The district judge awarded Thomas attorney fees pursuant to Idaho Code § 12-121. For an award of attorney fees under that statute to be appropriate, Madsen's entire defense of this action would have to have been frivolous, unreasonable, or without foundation. McGrew v. McGrew, 139 Idaho 551, 82 P.3d 833 (2003). If there is a legitimate, triable issue of fact or a legitimate issue of law, attorney fees may not be awarded under this statute even though the losing party has asserted factual or legal claims that are frivolous, unreasonable, or without foundation. Id. An award of attorney fees under Idaho Code § 12-121 must be supported by adequate findings which, in turn, are supported by the record. Id.

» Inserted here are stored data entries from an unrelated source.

-      hipLaunchKernelGGL((scatter_rows_fm1_kernel<T, LOG2L, true, RW>), dim3(grid), dim3(256), 0, s, (const uint4*)j.g_rows,
-                         (const uint4*)j.tg, (const T*)fs.g1, (const uint4*)j.table, j.row_start, j.perm, (int)j.V,
-                         (unsigned)j.N, rcpN, (int)j.padding_row, (uint4*)j.out, j.long_rows, j.sink);
-    else
-      hipLaunchKernelGGL((scatter_rows_fm1_kernel<T, LOG2L, false, RW>), dim3(grid), dim3(256), 0, s, (const uint4*)j.g_rows,
-                         (const uint4*)j.tg, (const T*)fs.g1, (const uint4*)j.table, j.row_start, j.perm, (int)j.V,
-                         (unsigned)j.N, rcpN, (int)j.padding_row, (uint4*)j.out, j.long_rows, j.sink);
-    if (hg) TRS_SC_TAIL(true, true, true);
-    else TRS_SC_TAIL(false, true, true);
+    if (hg) TRS_FM1(true, false);
+    else TRS_FM1(false, false);
   } else if (scal) {
-    if (hg) TRS_SCS(true, 2);
-    else TRS_SCS(false, 2);
+    if (hg) TRS_SCS(true, 2, false);
+    else TRS_SCS(false, 2, false);
   } else if (hg && hf) TRS_SC(true, true);
   else if (hg) TRS_SC(true, false);
   else TRS_SC(false, true);
 #undef TRS_SC
 #undef TRS_SCS
+#undef TRS_FM1
 #undef TRS_SC_TAIL
   if (j.g_first != nullptr)
     hipLaunchKernelGGL((scatter_first_long_kernel<T>), dim3(64), dim3(256), 0, s, (const T*)j.g_first, j.row_start,
@@ -1342,6 +1365,9 @@
   TRS_REQUIRE(j.sink.mode != 4 || lg >= 0, TRS_ESHAPE,
               "%s: row-wise Adagrad needs rows of 1, 2, 4 .. 64 whole 16-byte vectors behind 16-byte aligned pointers "
               "(E = %d, %d bytes per value)", j.who, j.E, dtype_size(dtype));
+  TRS_REQUIRE(!j.first_same || lg >= 0, TRS_ESHAPE,
+              "%s: needs rows of 1, 2, 4 .. 64 whole 16-byte vectors behind 16-byte aligned pointers (E = %d, %d bytes "
+              "per value): the element walk has no companion form", j.who, j.E, dtype_size(dtype));
   j.B = BN / j.N;
   j.long_rows = (int32_t*)workspace;
   j.tg = (char*)workspace + long_row_queue_bytes(BN);
@@ -1362,6 +1388,26 @@
                                    .fm_sum = fm_sum, .table = table, .row_start = row_start, .perm = perm, .V = V, .E = E,
                                    .N = N, .padding_row = padding_row, .out = grad_table, .g_first = g_first,
                                    .grad_first = grad_first, .sink = GRAD_SINK, .s = (hipStream_t)stream},
+                           BN, dtype, workspace, ws_bytes);
+}
+
+extern "C" int trs_scatter_rows_first_same(const void* g_rows, int64_t g_rows_batch_stride, const void* g_fm,
+                                           int32_t g_fm_cols, const float* fm_sum, const void* table,
+                                           const int32_t* row_start, const int32_t* perm, int64_t BN, int64_t V, int32_t E,
+                                           int32_t N, int32_t dtype, int64_t padding_row, void* grad_table,
+                                           void* grad_first, void* workspace, size_t ws_bytes, trs_stream_t stream) {
+  const char* who = "scatter_rows_first_same";
+  TRS_REQUIRE(grad_first, TRS_EINVAL, "%s: NULL grad_first", who);
+  TRS_REQUIRE(g_fm && fm_sum && table, TRS_EINVAL, "%s: needs the FM term (g_fm, fm_sum, table)", who);
+  TRS_REQUIRE(g_fm_cols == 1, TRS_EINVAL,
+              "%s: g_fm_cols %d: the companion gradient is the sum of ONE FM scalar per sample (g_fm_cols = 1)", who,
+              g_fm_cols);
+  TRS_REQUIRE(padding_row < 0, TRS_EINVAL, "%s: no padding row (the companion table has none), got %lld", who,
+              (long long)padding_row);
+  return scatter_rows_impl(WalkJob{.g_rows = g_rows, .gbs = g_rows_batch_stride, .g_fm = g_fm, .g_fm_cols = g_fm_cols,
+                                   .fm_sum = fm_sum, .table = table, .row_start = row_start, .perm = perm, .V = V, .E = E,
+                                   .N = N, .padding_row = -1, .out = grad_table, .grad_first = grad_first,
+                                   .first_same = true, .sink = GRAD_SINK, .s = (hipStream_t)stream, .who = who},
                            BN, dtype, workspace, ws_bytes);
 }
 
diff --git a/torecsys_amd/functional.py b/torecsys_amd/functional.py
--- a/torecsys_amd/functional.py
+++ b/torecsys_amd/functional.py
@@ -305,6 +305,20 @@
     call("trs_scatter_rows_first", ptr(g_rows), 0, ptr(g_bcast), _bcast_cols(g_bcast, E), ptr(fm_sum),
          ptr(like_table if fm_sum is not None else None), ptr(rb.row_start), ptr(rb.perm), rb.BN, V, E, rb.N,
          value_dtype_code(like_table), padding_row, ptr(grad), ptr(g_first), ptr(gfirst), ptr(ws), ws_bytes, stream_ptr())
+    return grad, gfirst
+
+
+def scatter_rows_first_same(rb: RowBuckets, like_table: torch.Tensor, like_first: torch.Tensor, g_col: torch.Tensor,
+                            fm_sum: torch.Tensor, g_rows: Optional[torch.Tensor] = None
+                            ) -> Tuple[torch.Tensor, torch.Tensor]:
+    V, E = like_table.shape
+    grad = torch.empty(V, E, dtype=like_table.dtype, device=like_table.device)
+    gfirst = torch.empty_like(like_first)
+    ws_bytes = size_query("trs_scatter_workspace_bytes", rb.BN, rb.N, E, value_dtype_code(like_table))
+    ws = torch.empty(ws_bytes, dtype=torch.uint8, device=like_table.device)
+    call("trs_scatter_rows_first_same", ptr(g_rows), 0, ptr(g_col), 1, ptr(fm_sum), ptr(like_table), ptr(rb.row_start),
+         ptr(rb.perm), rb.BN, V, E, rb.N, value_dtype_code(like_table), -1, ptr(grad), ptr(gfirst), ptr(ws), ws_bytes,
+         stream_ptr())
     return grad, gfirst
 
 
@@ -1211,6 +1225,113 @@
     if idx.dim() != 2:
         raise ValueError(f"indices must be (B, N), got shape {tuple(idx.shape)}")
     return _EmbedFM.apply(weight, idx, offsets, first_weight, True, opt, True)
+
+
+def _same_column(g_fm: torch.Tensor, g_first: torch.Tensor) -> bool:
+    if g_fm.dim() != 2 or g_first.dim() != 3 or g_first.shape[2] != 1 or g_fm.shape[0] != g_first.shape[0]:
+        return False
+    if (g_fm.shape[1] > 1 and g_fm.stride(1) != 0) or (g_first.shape[1] > 1 and g_first.stride(1) != 0):
+        return False
+    return (g_fm.dtype == g_first.dtype and g_fm.data_ptr() == g_first.data_ptr()
+            and (g_fm.shape[0] <= 1 or g_fm.stride(0) == g_first.stride(0)))
+
+
+class _EmbedFMFirst(Function):
+
+    @staticmethod
+    def forward(ctx, weight, idx, offsets, first_weight, opt=None, side=1):
+        require_device(weight, idx, offsets, first_weight)
+        B, N = idx.shape
+        V, E = weight.shape
+        if first_weight.dtype != weight.dtype or first_weight.numel() != V:
+            raise ValueError("first-order table must be (V,1) with the embedding table's dtype")
+        w, fw = weight.contiguous(), first_weight.contiguous()
+        dev = w.device
+        flag = _ErrFlag(dev)
+
+        def first_lookup():
+            out = torch.empty(B, N, 1, dtype=fw.dtype, device=dev)
+            call("trs_gather_rows", ptr(fw), V, 1, value_dtype_code(fw), ptr(idx), index_dtype_code(idx), ptr(offsets), B, N,
+                 ptr(out), ptr(flag.t), stream_ptr())
+            return out
+
+        def wide_lookup():
+            emb = torch.empty(B, N, E, dtype=w.dtype, device=dev)
+            fm = torch.empty(B, E, dtype=w.dtype, device=dev)
+            fm_sum = torch.empty(B, E, dtype=torch.float32, device=dev)
+            if PREFETCH_EARLY and (ctx.needs_input_grad[0] or ctx.needs_input_grad[3]):
+                prefetch_row_buckets(idx, offsets, V, now=True)
+            call("trs_embed_fm", ptr(w), V, E, value_dtype_code(w), ptr(idx), index_dtype_code(idx), ptr(offsets), B, N,
+                 ptr(emb), ptr(fm), ptr(fm_sum), None, None, ptr(flag.t), stream_ptr())
+            return emb, fm, fm_sum
+
+        join = None
+        if side == 2:
+            first, ev, st = run_on_side(dev, "lookup", first_lookup)
+            join = (ev, st)
+        emb, fm, fm_sum = wide_lookup()
+        if side == 1:
+            first, ev, st = run_on_side(dev, "lookup", first_lookup)
+            join = (ev, st)
+        elif side != 2:
+            first = first_lookup()
+        if join is not None:
+            main = _abi.current_stream_of(dev)
+            main.wait_event(join[0])
+            first.record_stream(main)
+            idx.record_stream(join[1])
+        flag.check("embed_fm")
+        if ctx.needs_input_grad[0] or ctx.needs_input_grad[3]:
+            prefetch_row_buckets(idx, offsets, V)
+        ctx.save_for_backward(idx, offsets, weight, first_weight, fm_sum)
+        ctx.opt = opt
+        ctx.set_materialize_grads(False)
+        return emb, fm, first
+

We review a trial court's award of attorney fees under the statute under an abuse-of-discretion standard. Callaghan v. Callaghan, 142 Idaho 185, 125 P.3d 1061 (2005).
The district judge found that the defenses asserted by Madsen were frivolous. One of them was Madsen's reliance upon Cope v. Cope, 158 Mont. 388, 493 P.2d 336 (1971), as a defense to Thomas's claim of an easement by prescription. Relying upon Cope, Madsen argued that there should be an inference that Thomas's use of a driveway across his son's property was permissive. Although the district court rejected that argument, Madsen's assertion of it was not frivolous. No appellate court in Idaho has addressed whether there should be an inference or presumption that one family member's use of a road across another family member's property is permissive.
Another defense the district court found frivolous was Madsen's assertion that the easement was not reasonably necessary for Thomas's enjoyment of his property because his property was not landlocked. The district court held that under Davis v. Peacock, 133 Idaho 637, 991 P.2d 362 (1999), Madsen's argument in this regard "cannot be supported as a matter of law." Davis v. Peacock does not hold that the ability to construct an alternative route is irrelevant. It merely holds that the ability to construct another access road does not, as a matter of law, preclude a finding of reasonable necessity. The determination of whether an easement was reasonably necessary still requires the trial court to balance the respective convenience, inconvenience, costs, and other pertinent facts. This defense asserted by Madsen was not frivolous, unreasonable, or without foundation.
Although there was no merit in some defenses asserted by Madsen, all of them were not frivolous, unreasonable, or without foundation. Therefore, the district judge abused his discretion in awarding Thomas attorney fees under Idaho Code § 12-121.
D. Is the Respondent Entitled to an Award of Attorney Fees on Appeal Pursuant to Idaho Code § 12-121?
Thomas seeks an award of attorney fees on appeal pursuant to Idaho Code § 12-121. Attorney fees can be awarded on appeal under that statute only if the appeal was brought or defended frivolously, unreasonably, or without foundation. Gustaves v. Gustaves, 138 Idaho 64, 57 P.3d 775 (2002). Because Madsen has prevailed in part on appeal, his appeal was not brought frivolously, unreasonably, or without foundation. BHA Investments, Inc. v. City of Boise, 141 Idaho 168, 108 P.3d 315 (2004). Therefore, we will not award Thomas attorney fees on appeal.
We affirm the judgment of the district court holding that Thomas has an implied easement by prior use. We reverse the award of attorney fees against Madsen based upon Idaho Code § 12-121. Because both parties have prevailed in part, we do not award costs or attorney fees on appeal.
Chief Justice SCHROEDER and Justices TROUT, BURDICK and JONES concur.